#### [Goal of the exercise]
Output the full listing that appears below, exactly as it is presented.

#### [Stored data]
@@ -2150,13 +2330,13 @@
   if ((uintptr_t)workspace & 15) return DAV_ERR_ALIGN;
   if (workspace_bytes < dav_gemm_tn_gang_workspace_bytes(probs, count)) return DAV_ERR_WORKSPACE;
   std::vector<TGPlanItem> items;
-  int q_start[9];
-  tn_gang_plan(probs, count, items, q_start);
+  int q_start[9], victims[8];
 #ifdef DAV_EXPERIMENTAL
-  static const int dbg = getenv("DAV_TN_GANG_DEBUG") ? atoi(getenv("DAV_TN_GANG_DEBUG")) & 30 : 0;
+  static const int dbg = getenv("DAV_TN_GANG_DEBUG") ? atoi(getenv("DAV_TN_GANG_DEBUG")) & 126 : 0;
 #else
-  static const int dbg = getenv("DAV_TN_GANG_DEBUG") ? atoi(getenv("DAV_TN_GANG_DEBUG")) & 24 : 0;
+  static const int dbg = getenv("DAV_TN_GANG_DEBUG") ? atoi(getenv("DAV_TN_GANG_DEBUG")) & 120 : 0;
 #endif
+  tn_gang_plan_for(probs, count, dbg, items, q_start, victims);
   bool header = true;
   std::vector<std::vector<const TGPlanItem*>> by_prob(count);
   for (const TGPlanItem& it : items) by_prob[it.prob].push_back(&it);
@@ -2164,6 +2344,7 @@
   auto reset = [&](int first) {
     w.ws = (char*)workspace; w.prob_first = first; w.prob_count = 0; w.item_count = 0; w.count_total = count; w.write_header = 0;
     for (int q = 0; q < 9; ++q) w.q_start[q] = q_start[q];
+    for (int q = 0; q < 8; ++q) w.victims[q] = victims[q];
   };
   auto flush = [&]() {
     if (!w.prob_count && !w.item_count && !header) return;
@@ -2194,7 +2375,8 @@
     if (hipGetDevice(&dev) != hipSuccess || dev < 0 || dev >= 64) return DAV_ERR_HIP;
     std::lock_guard<std::mutex> lk(dev_mu);
     if (!dev_cus[dev]) {
-      if (hipFuncSetAttribute((const void*)gemm_tn_gang_kernel, hipFuncAttributeMaxDynamicSharedMemorySize, 160 * 1024) != hipSuccess) return DAV_ERR_HIP;
+      if (hipFuncSetAttribute((const void*)gemm_tn_gang_kernel<false>, hipFuncAttributeMaxDynamicSharedMemorySize, 160 * 1024) != hipSuccess) return DAV_ERR_HIP;
+      if (hipFuncSetAttribute((const void*)gemm_tn_gang_kernel<true>, hipFuncAttributeMaxDynamicSharedMemorySize, 160 * 1024) != hipSuccess) return DAV_ERR_HIP;
       int cus = 256;
       (void)hipDeviceGetAttribute(&cus, hipDeviceAttributeMultiprocessorCount, dev);
       dev_cus[dev] = cus > 0 ? cus : 256;
@@ -2203,7 +2385,10 @@
   }
   const long tiles = q_start[8];
   const int grid = (int)std::min<long>(n_wg, tiles);
-  DAV_LAUNCH(gemm_tn_gang_kernel, dim3(grid), dim3(512), TNG_LDS, stream, (char*)workspace, count, dbg);
+  int* const rec = tn_gang_rec.load();
+  const int rec_cap = tn_gang_rec_cap.load();
+  if (rec) DAV_LAUNCH(gemm_tn_gang_kernel<true>, dim3(grid), dim3(512), TNG_LDS, stream, (char*)workspace, count, dbg, rec, rec_cap);
+  else DAV_LAUNCH(gemm_tn_gang_kernel<false>, dim3(grid), dim3(512), TNG_LDS, stream, (char*)workspace, count, dbg, (int*)nullptr, 0);
   return dav_launch_status();
 }
 
diff --git a/deepavfusion_amd/csrc/gemm_tn_gang.h b/deepavfusion_amd/csrc/gemm_tn_gang.h
--- a/deepavfusion_amd/csrc/gemm_tn_gang.h
+++ b/deepavfusion_amd/csrc/gemm_tn_gang.h
@@ -6,7 +6,8 @@
 struct TGHeader {
   int head[8];
   int q_start[9];
-  int pad[15];
+  int victims[8];
+  int pad[7];
 };
 static_assert(sizeof(TGHeader) == 128, "TGHeader layout");
 
@@ -17,6 +18,7 @@
   char* ws;
   int prob_first, prob_count, item_count, count_total, write_header;
   int q_start[9];
+  int victims[8];
   TNParams prob[TG_WCH];
   TGItem item[TG_WIT];
 };
@@ -39,6 +41,7 @@
   if (w.write_header) {
     if (t < 8) hd->head[t] = 0;
     if (t < 9) hd->q_start[t] = w.q_start[t];
+    if (t < 8) hd->victims[t] = w.victims[t];
   }
 }
 
@@ -61,7 +64,8 @@
   return u.v;
 }
 
-__device__ __forceinline__ void tng_tile(const TNParams& p, const int bn, const int bk, const int dbg) {
+template <bool REC>
+__device__ __forceinline__ void tng_tile(const TNParams& p, const int bn, const int bk, const int dbg, uint64_t& t_loop_end) {
   extern __shared__ __attribute__((aligned(16))) char smem[];
   const int tid = threadIdx.x, lane = tid & 63;
   const int wave = __builtin_amdgcn_readfirstlane(tid >> 6);
@@ -223,6 +227,7 @@
 #undef TNG_SB
   asm volatile("s_waitcnt vmcnt(0)" ::: "memory");
   __builtin_amdgcn_s_barrier();
+  if (REC) t_loop_end = __builtin_amdgcn_s_memrealtime();
 
   if (dbg & 2) return;
   typedef __attribute__((address_space(1))) f32x4 gf4_t;
@@ -277,7 +282,11 @@
 
 constexpr size_t TNG_LDS = NT256_LDS + 16;
 
-__global__ __launch_bounds__(512) void gemm_tn_gang_kernel(char* __restrict__ ws, const int count, const int dbg) {
+struct TGRecord { int where, prob, bnbk, ticket; uint32_t t_start, t_loop_end, t_end, t_hi; };
+static_assert(sizeof(TGRecord) == 32, "TGRecord layout");
+
+template <bool REC>
+__global__ __launch_bounds__(512) void gemm_tn_gang_kernel(char* __restrict__ ws, const int count, const int dbg, int* __restrict__ rec, const int rec_cap) {
   extern __shared__ __attribute__((aligned(16))) char smem[];
   TGHeader* hd = reinterpret_cast<TGHeader*>(ws);
   const int* probs = reinterpret_cast<const int*>(ws + sizeof(TGHeader));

#### [Result for this task]
@@ -2150,13 +2330,13 @@
   if ((uintptr_t)workspace & 15) return DAV_ERR_ALIGN;
   if (workspace_bytes < dav_gemm_tn_gang_workspace_bytes(probs, count)) return DAV_ERR_WORKSPACE;
   std::vector<TGPlanItem> items;
-  int q_start[9];
-  tn_gang_plan(probs, count, items, q_start);
+  int q_start[9], victims[8];
 #ifdef DAV_EXPERIMENTAL
-  static const int dbg = getenv("DAV_TN_GANG_DEBUG") ? atoi(getenv("DAV_TN_GANG_DEBUG")) & 30 : 0;
+  static const int dbg = getenv("DAV_TN_GANG_DEBUG") ? atoi(getenv("DAV_TN_GANG_DEBUG")) & 126 : 0;
 #else
-  static const int dbg = getenv("DAV_TN_GANG_DEBUG") ? atoi(getenv("DAV_TN_GANG_DEBUG")) & 24 : 0;
+  static const int dbg = getenv("DAV_TN_GANG_DEBUG") ? atoi(getenv("DAV_TN_GANG_DEBUG")) & 120 : 0;
 #endif
+  tn_gang_plan_for(probs, count, dbg, items, q_start, victims);
   bool header = true;
   std::vector<std::vector<const TGPlanItem*>> by_prob(count);
   for (const TGPlanItem& it : items) by_prob[it.prob].push_back(&it);
@@ -2164,6 +2344,7 @@
   auto reset = [&](int first) {
     w.ws = (char*)workspace; w.prob_first = first; w.prob_count = 0; w.item_count = 0; w.count_total = count; w.write_header = 0;
     for (int q = 0; q < 9; ++q) w.q_start[q] = q_start[q];
+    for (int q = 0; q < 8; ++q) w.victims[q] = victims[q];
   };
   auto flush = [&]() {
     if (!w.prob_count && !w.item_count && !header) return;
@@ -2194,7 +2375,8 @@
     if (hipGetDevice(&dev) != hipSuccess || dev < 0 || dev >= 64) return DAV_ERR_HIP;
     std::lock_guard<std::mutex> lk(dev_mu);
     if (!dev_cus[dev]) {
-      if (hipFuncSetAttribute((const void*)gemm_tn_gang_kernel, hipFuncAttributeMaxDynamicSharedMemorySize, 160 * 1024) != hipSuccess) return DAV_ERR_HIP;
+      if (hipFuncSetAttribute((const void*)gemm_tn_gang_kernel<false>, hipFuncAttributeMaxDynamicSharedMemorySize, 160 * 1024) != hipSuccess) return DAV_ERR_HIP;
+      if (hipFuncSetAttribute((const void*)gemm_tn_gang_kernel<true>, hipFuncAttributeMaxDynamicSharedMemorySize, 160 * 1024) != hipSuccess) return DAV_ERR_HIP;
       int cus = 256;
       (void)hipDeviceGetAttribute(&cus, hipDeviceAttributeMultiprocessorCount, dev);
       dev_cus[dev] = cus > 0 ? cus : 256;
@@ -2203,7 +2385,10 @@
   }
   const long tiles = q_start[8];
   const int grid = (int)std::min<long>(n_wg, tiles);
-  DAV_LAUNCH(gemm_tn_gang_kernel, dim3(grid), dim3(512), TNG_LDS, stream, (char*)workspace, count, dbg);
+  int* const rec = tn_gang_rec.load();
+  const int rec_cap = tn_gang_rec_cap.load();
+  if (rec) DAV_LAUNCH(gemm_tn_gang_kernel<true>, dim3(grid), dim3(512), TNG_LDS, stream, (char*)workspace, count, dbg, rec, rec_cap);
+  else DAV_LAUNCH(gemm_tn_gang_kernel<false>, dim3(grid), dim3(512), TNG_LDS, stream, (char*)workspace, count, dbg, (int*)nullptr, 0);
   return dav_launch_status();
 }
 
diff --git a/deepavfusion_amd/csrc/gemm_tn_gang.h b/deepavfusion_amd/csrc/gemm_tn_gang.h
--- a/deepavfusion_amd/csrc/gemm_tn_gang.h
+++ b/deepavfusion_amd/csrc/gemm_tn_gang.h
@@ -6,7 +6,8 @@
 struct TGHeader {
   int head[8];
   int q_start[9];
-  int pad[15];
+  int victims[8];
+  int pad[7];
 };
 static_assert(sizeof(TGHeader) == 128, "TGHeader layout");
 
@@ -17,6 +18,7 @@
   char* ws;
   int prob_first, prob_count, item_count, count_total, write_header;
   int q_start[9];
+  int victims[8];
   TNParams prob[TG_WCH];
   TGItem item[TG_WIT];
 };
@@ -39,6 +41,7 @@
   if (w.write_header) {
     if (t < 8) hd->head[t] = 0;
     if (t < 9) hd->q_start[t] = w.q_start[t];
+    if (t < 8) hd->victims[t] = w.victims[t];
   }
 }
 
@@ -61,7 +64,8 @@
   return u.v;
 }
 
-__device__ __forceinline__ void tng_tile(const TNParams& p, const int bn, const int bk, const int dbg) {
+template <bool REC>
+__device__ __forceinline__ void tng_tile(const TNParams& p, const int bn, const int bk, const int dbg, uint64_t& t_loop_end) {
   extern __shared__ __attribute__((aligned(16))) char smem[];
   const int tid = threadIdx.x, lane = tid & 63;
   const int wave = __builtin_amdgcn_readfirstlane(tid >> 6);
@@ -223,6 +227,7 @@
 #undef TNG_SB
   asm volatile("s_waitcnt vmcnt(0)" ::: "memory");
   __builtin_amdgcn_s_barrier();
+  if (REC) t_loop_end = __builtin_amdgcn_s_memrealtime();
 
   if (dbg & 2) return;
   typedef __attribute__((address_space(1))) f32x4 gf4_t;
@@ -277,7 +282,11 @@
 
 constexpr size_t TNG_LDS = NT256_LDS + 16;
 
-__global__ __launch_bounds__(512) void gemm_tn_gang_kernel(char* __restrict__ ws, const int count, const int dbg) {
+struct TGRecord { int where, prob, bnbk, ticket; uint32_t t_start, t_loop_end, t_end, t_hi; };
+static_assert(sizeof(TGRecord) == 32, "TGRecord layout");
+
+template <bool REC>
+__global__ __launch_bounds__(512) void gemm_tn_gang_kernel(char* __restrict__ ws, const int count, const int dbg, int* __restrict__ rec, const int rec_cap) {
   extern __shared__ __attribute__((aligned(16))) char smem[];
   TGHeader* hd = reinterpret_cast<TGHeader*>(ws);
   const int* probs = reinterpret_cast<const int*>(ws + sizeof(TGHeader));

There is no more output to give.